» **Activity**
Search through the entries for the word "bool" and copy every line that has it.

START Records shown

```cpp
__device__ void row_scan_block(const Geom& g, const LimitParams& lp, const int* rowcnt, int* rowoff, int* level_count,
                               int* raw_total, int cap_raw, int* overflow, int b) {
  __shared__ int lc[kMaxOct * kMaxDog];
  __shared__ int keep[kMaxOct * kMaxDog];
  __shared__ int lds[64];
  const int tid = threadIdx.x;
  const int* cnt = rowcnt + (long long)b * g.NR;
  int* off = rowoff + (long long)b * g.NR;
  for (int i = tid; i < g.nlev; i += 1024) lc[i] = 0;
  __syncthreads();
  const int per = (g.NR + 1023) >> 10;
  const int r0 = tid * per, r1 = min(g.NR, r0 + per);
  constexpr int RC = 32;
  __shared__ int oct_h[kMaxOct], oct_base[kMaxOct];
  for (int i = tid; i < g.noct; i += 1024) { oct_h[i] = g.o[i].h; oct_base[i] = g.o[i].row_base; }
  __syncthreads();
  if (per <= RC) {
    int cc[RC];
#pragma unroll
    for (int u = 0; u < RC; u++) cc[u] = (u < per && r0 + u < r1) ? cnt[r0 + u] : 0;
    int o = 0;
    for (int k = 1; k < g.noct; k++) if (oct_base[k] <= r0) o = k;
    const int rel = r0 - oct_base[o];
    const int lm0 = rel / oct_h[o];
    const int li0 = o * g.dog + lm0, left0 = oct_h[o] - (rel - lm0 * oct_h[o]);
    int lis[RC];
    {
      int li = li0, lm = lm0, left = left0, oo = o;
#pragma unroll
      for (int u = 0; u < RC; u++) {
        lis[u] = li;
        if (--left == 0) {
          li++;
          if (++lm == g.dog) { lm = 0; oo++; }
          left = oo < g.noct ? oct_h[oo] : 0x7fffffff;
        }
      }
    }
    {
      int run_level = -1, run = 0;
#pragma unroll
      for (int u = 0; u < RC; u++) {
        if (cc[u]) {
          if (lis[u] != run_level) {
            if (run) atomicAdd(&lc[run_level], run);
            run_level = lis[u]; run = 0;
          }
          run += cc[u];
        }
      }
      if (run) atomicAdd(&lc[run_level], run);
    }
    __syncthreads();
    if (tid == 0) {
      int before[kMaxOct * kMaxDog];
      for (int i = 0; i < g.nlev; i++) before[i] = lc[i];
      int total = apply_level_limits(lc, g.nlev, lp, true);
      for (int i = 0; i < g.nlev; i++) {
        keep[i] = (lc[i] == before[i]);
        level_count[b * g.nlev + i] = lc[i];
      }
      raw_total[b] = total < cap_raw ? total : cap_raw;
      if (total > cap_raw) atomicMax(overflow, total);
    }
    __syncthreads();
    int mine = 0;
#pragma unroll
    for (int u = 0; u < RC; u++) {
      cc[u] = (cc[u] && keep[min(lis[u], g.nlev - 1)]) ? cc[u] : 0;
      mine += cc[u];
    }
    int e, e2, tot, tot2;
    block_scan2(mine, 0, &e, &e2, &tot, &tot2, lds);
#pragma unroll
    for (int u = 0; u < RC; u++) {
      if (u < per && r0 + u < r1) off[r0 + u] = e;
      e += cc[u];
    }
    return;
  }
  auto level_of_row = [&](int i) {
    int o = 0;
    for (int k = 1; k < g.noct; k++) if (oct_base[k] <= i) o = k;
    return o * g.dog + (i - oct_base[o]) / oct_h[o];
  };
  {
    int run_level = -1, run = 0;
    for (int i = r0; i < r1; i++) {
      const int c = cnt[i];
      if (!c) continue;
      const int li = level_of_row(i);
      if (li != run_level) {
        if (run) atomicAdd(&lc[run_level], run);
        run_level = li; run = 0;
      }
      run += c;
    }
    if (run) atomicAdd(&lc[run_level], run);
  }
  __syncthreads();
  if (tid == 0) {
    int before[kMaxOct * kMaxDog];
    for (int i = 0; i < g.nlev; i++) before[i] = lc[i];
    int total = apply_level_limits(lc, g.nlev, lp, true);
    for (int i = 0; i < g.nlev; i++) {
      keep[i] = (lc[i] == before[i]);
      level_count[b * g.nlev + i] = lc[i];
    }
    raw_total[b] = total < cap_raw ? total : cap_raw;
    if (total > cap_raw) atomicMax(overflow, total);
  }
  __syncthreads();
  int mine = 0;
  for (int i = r0; i < r1; i++) {
    const int c = cnt[i];
    if (c && keep[level_of_row(i)]) mine += c;
  }
  int e, e2, tot, tot2;
  block_scan2(mine, 0, &e, &e2, &tot, &tot2, lds);
  for (int i = r0; i < r1; i++) {
    off[i] = e;
    const int c = cnt[i];
    if (c && keep[level_of_row(i)]) e += c;
  }
}

constexpr int PL_SPIN_LIMIT = 1 << 21;
#ifndef HESS_PL_PER
#define HESS_PL_PER 2
#endif
constexpr int PL_PER = HESS_PL_PER;
constexpr int PL_CHUNK = 1024 * PL_PER;

__global__ __launch_bounds__(1024) void extrema_place_kernel(Geom g, LimitParams lp, DetectStore ds, const uint64_t* rowmask,
                                                             const int* rowcnt, int* rowoff, int* level_count, int* raw_total,
                                                             int* overflow, int* ticket, int* flag, RawKey* raw, int cap_raw) {
  __shared__ int s_ck;
  const int b = blockIdx.y, tid = threadIdx.x;
  if (tid == 0) s_ck = atomicAdd(&ticket[b], 1);
  __syncthreads();
  const int ck = s_ck;
  const int nslot = ds.ntask * DT_SLOTS;
  const int total = nslot + min(ds.spill_count[b], ds.cap_spill);
  if (ck != 0 && ck * PL_CHUNK >= total) return;
  if (ck == 0) {
    row_scan_block(g, lp, rowcnt, rowoff, level_count, raw_total, cap_raw, overflow, b);
    __threadfence();
    __syncthreads();
    if (tid == 0) __hip_atomic_store(&flag[b], 1, __ATOMIC_RELEASE, __HIP_MEMORY_SCOPE_AGENT);
  }
  struct Pending { uint4 ra, rb; int li, ri, rank; bool valid; };
  auto fetch = [&](int i) {
    Pending p;
    p.valid = i < total && !(i < nslot && (i & (DT_SLOTS - 1)) >= ds.task_count[(long long)b * ds.ntask + i / DT_SLOTS]);
    p.ra = p.rb = make_uint4(0u, 0u, 0u, 0u);
    p.li = p.ri = p.rank = 0;
    if (!p.valid) return p;
    const uint4* const src = reinterpret_cast<const uint4*>(ds.found + (long long)b * ds.stride + i);
    p.ra = src[0]; p.rb = src[1];
    p.li = (int)p.ra.x;
    const int col = (int)p.ra.y, row = (int)p.ra.z;
    const int oct = p.li / g.dog, lm1 = p.li - oct * g.dog;
    const OctGeom& og = g.o[oct];
    p.ri = og.row_base + lm1 * og.h + row;
    const uint64_t* const mrow = rowmask + (long long)b * g.NM + og.mask_base + (lm1 * og.h + row) * og.w64;
    const int wcol = col >> 6;
    p.rank = __popcll(mrow[wcol] & ((1ull << (col & 63)) - 1ull));
    for (int w0 = 0; w0 < wcol; w0 += 8) {
      uint64_t mw[8];
#pragma unroll
      for (int k = 0; k < 8; k++) mw[k] = (w0 + k < wcol) ? mrow[w0 + k] : 0ull;
#pragma unroll
      for (int k = 0; k < 8; k++) p.rank += __popcll(mw[k]);
    }
    return p;
  };
  auto place = [&](const Pending& p) {
    if (!p.valid) return;
    if (__hip_atomic_load(&level_count[b * g.nlev + p.li], __ATOMIC_RELAXED, __HIP_MEMORY_SCOPE_AGENT) == 0) return;
    const int pos = __hip_atomic_load(&rowoff[(long long)b * g.NR + p.ri], __ATOMIC_RELAXED, __HIP_MEMORY_SCOPE_AGENT) + p.rank;
    if (pos < cap_raw) {
      uint4* const dst = reinterpret_cast<uint4*>(raw + (long long)b * cap_raw + pos);
      dst[0] = p.ra;
      dst[1] = p.rb;
    }
  };
  Pending first[PL_PER];
#pragma unroll
  for (int u = 0; u < PL_PER; u++) first[u] = fetch(ck * PL_CHUNK + u * 1024 + tid);
  if (ck != 0) {
    __shared__ int s_ok;
    if (tid == 0) {
      int v = __hip_atomic_load(&flag[b], __ATOMIC_RELAXED, __HIP_MEMORY_SCOPE_AGENT);
      for (int spin = 0; !v && spin < PL_SPIN_LIMIT; spin++) {
        __builtin_amdgcn_s_sleep(32);
        v = __hip_atomic_load(&flag[b], __ATOMIC_RELAXED, __HIP_MEMORY_SCOPE_AGENT);
      }
      if (!v) atomicMax(overflow + 2, 1);
      s_ok = v;
    }
    __syncthreads();
    if (!s_ok) return;
  }
#pragma unroll
  for (int u = 0; u < PL_PER; u++) place(first[u]);
  for (int i0 = (ck + (int)gridDim.x) * PL_CHUNK; i0 < total; i0 += gridDim.x * PL_CHUNK)
    for (int u = 0; u < PL_PER; u++) place(fetch(i0 + u * 1024 + tid));
}


constexpr int TK_PER = 4, TK_CHUNK = 1024 * TK_PER;


__device__ __forceinline__ void topk_find_cut(const unsigned* h, int K, int* lds, int* s_cut, int* s_need) {
  const int tid = threadIdx.x;
  const int owner = 1023 - tid;
  int vals[32];
  {
    const uint4* hv = reinterpret_cast<const uint4*>(h + owner * 32);
#pragma unroll
    for (int q = 0; q < 8; q++) {
      const uint4 v = hv[q];
// ... 168 lines not shown
  hipLaunchKernelGGL(hessian_rows4_kernel, dim3(blocks, batch), dim3(256), 0, st, g, gauss, deth, level, norm,
                     reinterpret_cast<uint4*>(zero), (long long)(zero_bytes / 16));
}

void launch_dog_planes(hipStream_t st, const Geom& g, const float* gauss, float* deth, int level_max, int batch) {
  int blocks = 0;
  for (int o = 0; o < g.noct; o++) blocks += ((g.o[o].plane >> 2) + 255) >> 8;
  hipLaunchKernelGGL(dog_planes_kernel, dim3(blocks, level_max * batch), dim3(256), 0, st, g, gauss, deth, batch);
}

bool extrema_streams(const Geom& g) { return g.dog <= 5 && g.o[0].wa < (1 << 14) && g.o[0].h < (1 << 14); }

int extrema_tasks(const Geom& g) { return extrema_streams(g) ? g.nstream * 4 : g.ntiles; }

void launch_extrema_mark(hipStream_t st, const Geom& g, const DetectParams& dp, const float* gauss,
                         const float* deth, uint64_t* rowmask, int* rowcnt, const DetectStore& ds, int batch, bool dog_mode) {
  if (extrema_streams(g)) {
    unsigned long long* rm = reinterpret_cast<unsigned long long*>(rowmask);
    const dim3 grid(g.nstream, batch), blk(256);
#define HESS_STREAM_LAUNCH(D)                                                                                             \
  do {                                                                                                                    \
    if (dog_mode) hipLaunchKernelGGL((extrema_stream_kernel<D, true>), grid, blk, 0, st, g, dp, gauss, deth, rm, rowcnt, ds); \
    else hipLaunchKernelGGL(extrema_stream_kernel<D>, grid, blk, 0, st, g, dp, gauss, deth, rm, rowcnt, ds);             \
  } while (0)
    switch (g.dog) {
      case 1: HESS_STREAM_LAUNCH(1); break;
      case 2: HESS_STREAM_LAUNCH(2); break;
      case 3: HESS_STREAM_LAUNCH(3); break;
      case 4: HESS_STREAM_LAUNCH(4); break;
      default: HESS_STREAM_LAUNCH(5); break;
    }
#undef HESS_STREAM_LAUNCH
    return;
  }
  const size_t lds = (size_t)(g.dog + 2) * (EX_TR + 2) * EX_STRIDE * sizeof(float);
  static size_t lds_allowed[2] = {0, 0};
  if (lds > lds_allowed[dog_mode]) {
    (void)hipFuncSetAttribute(dog_mode ? reinterpret_cast<const void*>(extrema_mark_kernel<true>)
                                       : reinterpret_cast<const void*>(extrema_mark_kernel<false>),
                              hipFuncAttributeMaxDynamicSharedMemorySize, (int)lds);
    lds_allowed[dog_mode] = lds;
  }
  if (dog_mode)
    hipLaunchKernelGGL(extrema_mark_kernel<true>, dim3(g.ntiles, batch), dim3(256), lds, st, g, dp, gauss, deth, rowmask, rowcnt, ds);
  else
    hipLaunchKernelGGL(extrema_mark_kernel<false>, dim3(g.ntiles, batch), dim3(256), lds, st, g, dp, gauss, deth, rowmask, rowcnt, ds);
}

void launch_extrema_place(hipStream_t st, const Geom& g, const LimitParams& lp, const DetectStore& ds, const uint64_t* rowmask,
                          const int* rowcnt, int* rowoff, int* level_count, int* raw_total, int* overflow, int* ticket,
                          int* flag, RawKey* raw, int cap_raw, int batch) {
  const int chunks = (ds.ntask * DT_SLOTS + std::min(ds.cap_spill, 16 * 1024) + PL_CHUNK - 1) / PL_CHUNK;
  hipLaunchKernelGGL(extrema_place_kernel, dim3(chunks, batch), dim3(1024), 0, st, g, lp, ds, rowmask, rowcnt, rowoff,
                     level_count, raw_total, overflow, ticket, flag, raw, cap_raw);
}

int topk_chunks(int cap_raw) { return (cap_raw + TK_CHUNK - 1) / TK_CHUNK; }

void launch_topk(hipStream_t st, const Geom& g, int K, const RawKey* raw, const int* raw_total, int cap_raw,
                 unsigned* hist, RawKey* sel, int* sel_total, int cap_sel, int batch, void* scratch, int* overflow) {
  const int nchunk = topk_chunks(cap_raw);
  int* ticket = reinterpret_cast<int*>(scratch);
  unsigned long long* state = reinterpret_cast<unsigned long long*>(ticket + ((batch + 1) & ~1));
  int* sel_level_count = reinterpret_cast<int*>(state + (size_t)batch * nchunk);
  hipLaunchKernelGGL(topk_select_kernel, dim3(nchunk, batch), dim3(1024), 0, st, g, K, raw, raw_total, cap_raw, hist,
                     ticket, state, sel, sel_total, sel_level_count, cap_sel, nchunk, overflow);
}

size_t topk_scratch_bytes(int cap_raw, int batch, int nlev) {
// ... 10 lines not shown
```

Before: 23820 Mpix/s.

## Fuse row scan into extrema mark via last-arriving-block, drop place spin-wait

```diff
diff --git a/hessgpu_amd/csrc/hess_ctx.h b/hessgpu_amd/csrc/hess_ctx.h
--- a/hessgpu_amd/csrc/hess_ctx.h
+++ b/hessgpu_amd/csrc/hess_ctx.h
@@ -150,7 +150,7 @@
   size_t zeroed_used = 0;
   bool zero_filled = false;
   struct View { void* p = nullptr; } rowmask, rowcnt, overflow, hist, tk,
-      found_count, place_ticket, place_flag;
+      found_count, scan_arrive;
   int batch = 0;
   int pyramid_batch = 0;
   std::vector<int> counts;
diff --git a/hessgpu_amd/csrc/hess_dev.h b/hessgpu_amd/csrc/hess_dev.h
--- a/hessgpu_amd/csrc/hess_dev.h
+++ b/hessgpu_amd/csrc/hess_dev.h
@@ -12,7 +12,7 @@
 #define HESS_STREAM_NC 2
 #endif
 constexpr int kStreamCols = HESS_STREAM_NC;
-constexpr int kStreamPitch = 62 * kStreamCols;
+constexpr int kStreamPitch = 64 * kStreamCols;
 #ifndef HESS_STREAM_ROWS
 #define HESS_STREAM_ROWS 24
 #endif
@@ -194,13 +194,21 @@
   unsigned* hist;
 };
 int extrema_tasks(const Geom& g);
+struct RowScan {
+  LimitParams lp;
+  int* arrive;
+  int* rowoff;
+  int* level_count;
+  int* raw_total;
+  int* overflow;
+  int cap_raw;
+};
 void launch_extrema_mark(hipStream_t st, const Geom& g, const DetectParams& dp, const float* gauss,
-                         const float* deth, uint64_t* rowmask, int* rowcnt, const DetectStore& ds, int batch,
-                         bool dog_mode = false);
+                         const float* deth, uint64_t* rowmask, int* rowcnt, const DetectStore& ds, const RowScan& rs,
+                         int batch, bool dog_mode = false);
 bool extrema_streams(const Geom& g);
-void launch_extrema_place(hipStream_t st, const Geom& g, const LimitParams& lp, const DetectStore& ds, const uint64_t* rowmask,
-                          const int* rowcnt, int* rowoff, int* level_count, int* raw_total, int* overflow, int* ticket,
-                          int* flag, RawKey* raw, int cap_raw, int batch);
+void launch_extrema_place(hipStream_t st, const Geom& g, const DetectStore& ds, const uint64_t* rowmask, const int* rowoff,
+                          const int* level_count, RawKey* raw, int cap_raw, int batch);
 
 void launch_topk(hipStream_t st, const Geom& g, int K, const RawKey* raw, const int* raw_total,
                  int cap_raw, unsigned* hist, RawKey* sel, int* sel_total, int cap_sel, int batch, void* scratch,
diff --git a/hessgpu_amd/csrc/hess_plan.hip b/hessgpu_amd/csrc/hess_plan.hip
--- a/hessgpu_amd/csrc/hess_plan.hip
+++ b/hessgpu_amd/csrc/hess_plan.hip
@@ -235,14 +235,14 @@
   if (ds < 0 && (rc = ensure(c, c->upsampled, (size_t)B * ws * hs * 4))) return rc;
   {
     auto up = [](size_t v) { return (v + 255) & ~(size_t)255; };
-    const size_t o_found = 256, o_cnt = o_found + up((size_t)3 * B * 4), o_hist = o_cnt + up((size_t)B * g.NR * 4);
+    const size_t o_found = 256, o_cnt = o_found + up((size_t)2 * B * 4), o_hist = o_cnt + up((size_t)B * g.NR * 4);
     const size_t o_mask = o_hist + (c->use_topk ? up((size_t)B * kHistBins * 4) : 0);
     const size_t o_tk = o_mask + up((size_t)B * g.NM * 8);
     c->zeroed_used = o_tk + (c->use_topk ? up(topk_scratch_bytes(cap_raw, B, g.nlev)) : 0);
     if ((rc = ensure(c, c->zeroed, c->zeroed_used))) return rc;
     char* z = (char*)c->zeroed.p;
     c->overflow.p = z; c->rowcnt.p = z + o_cnt; c->hist.p = z + o_hist; c->rowmask.p = z + o_mask; c->tk.p = z + o_tk;
-    c->found_count.p = z + o_found; c->place_ticket.p = z + o_found + (size_t)B * 4; c->place_flag.p = z + o_found + (size_t)2 * B * 4;
+    c->found_count.p = z + o_found; c->scan_arrive.p = z + o_found + (size_t)B * 4;
   }
   if ((rc = ensure(c, c->rowoff, (size_t)B * g.NR * 4))) return rc;
   if ((rc = ensure(c, c->level_count, (size_t)B * g.nlev * 4))) return rc;
diff --git a/hessgpu_amd/csrc/hess_planes.h b/hessgpu_amd/csrc/hess_planes.h
--- a/hessgpu_amd/csrc/hess_planes.h
+++ b/hessgpu_amd/csrc/hess_planes.h
@@ -12,6 +12,12 @@
 }
 __device__ __forceinline__ float lane_next(float v) {
   return __int_as_float(__builtin_amdgcn_update_dpp(0, __float_as_int(v), 0x130 , 0xf, 0xf, false));
+}
+__device__ __forceinline__ float lane_prev_edge(float v, float edge) {
+  return __int_as_float(__builtin_amdgcn_update_dpp(__float_as_int(edge), __float_as_int(v), 0x138 , 0xf, 0xf, false));
+}
+__device__ __forceinline__ float lane_next_edge(float v, float edge) {
+  return __int_as_float(__builtin_amdgcn_update_dpp(__float_as_int(edge), __float_as_int(v), 0x130 , 0xf, 0xf, false));
 }
 
 __device__ __forceinline__ void hessian_rows_body(const float* src, float* dh, float2* gt, int wa, int h, float norm,
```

END Records shown

» **Exercise solution**
  struct Pending { uint4 ra, rb; int li, ri, rank; bool valid; };
bool extrema_streams(const Geom& g) { return g.dog <= 5 && g.o[0].wa < (1 << 14) && g.o[0].h < (1 << 14); }
                         const float* deth, uint64_t* rowmask, int* rowcnt, const DetectStore& ds, int batch, bool dog_mode) {
   bool zero_filled = false;
-                         bool dog_mode = false);
+                         int batch, bool dog_mode = false);
 bool extrema_streams(const Geom& g);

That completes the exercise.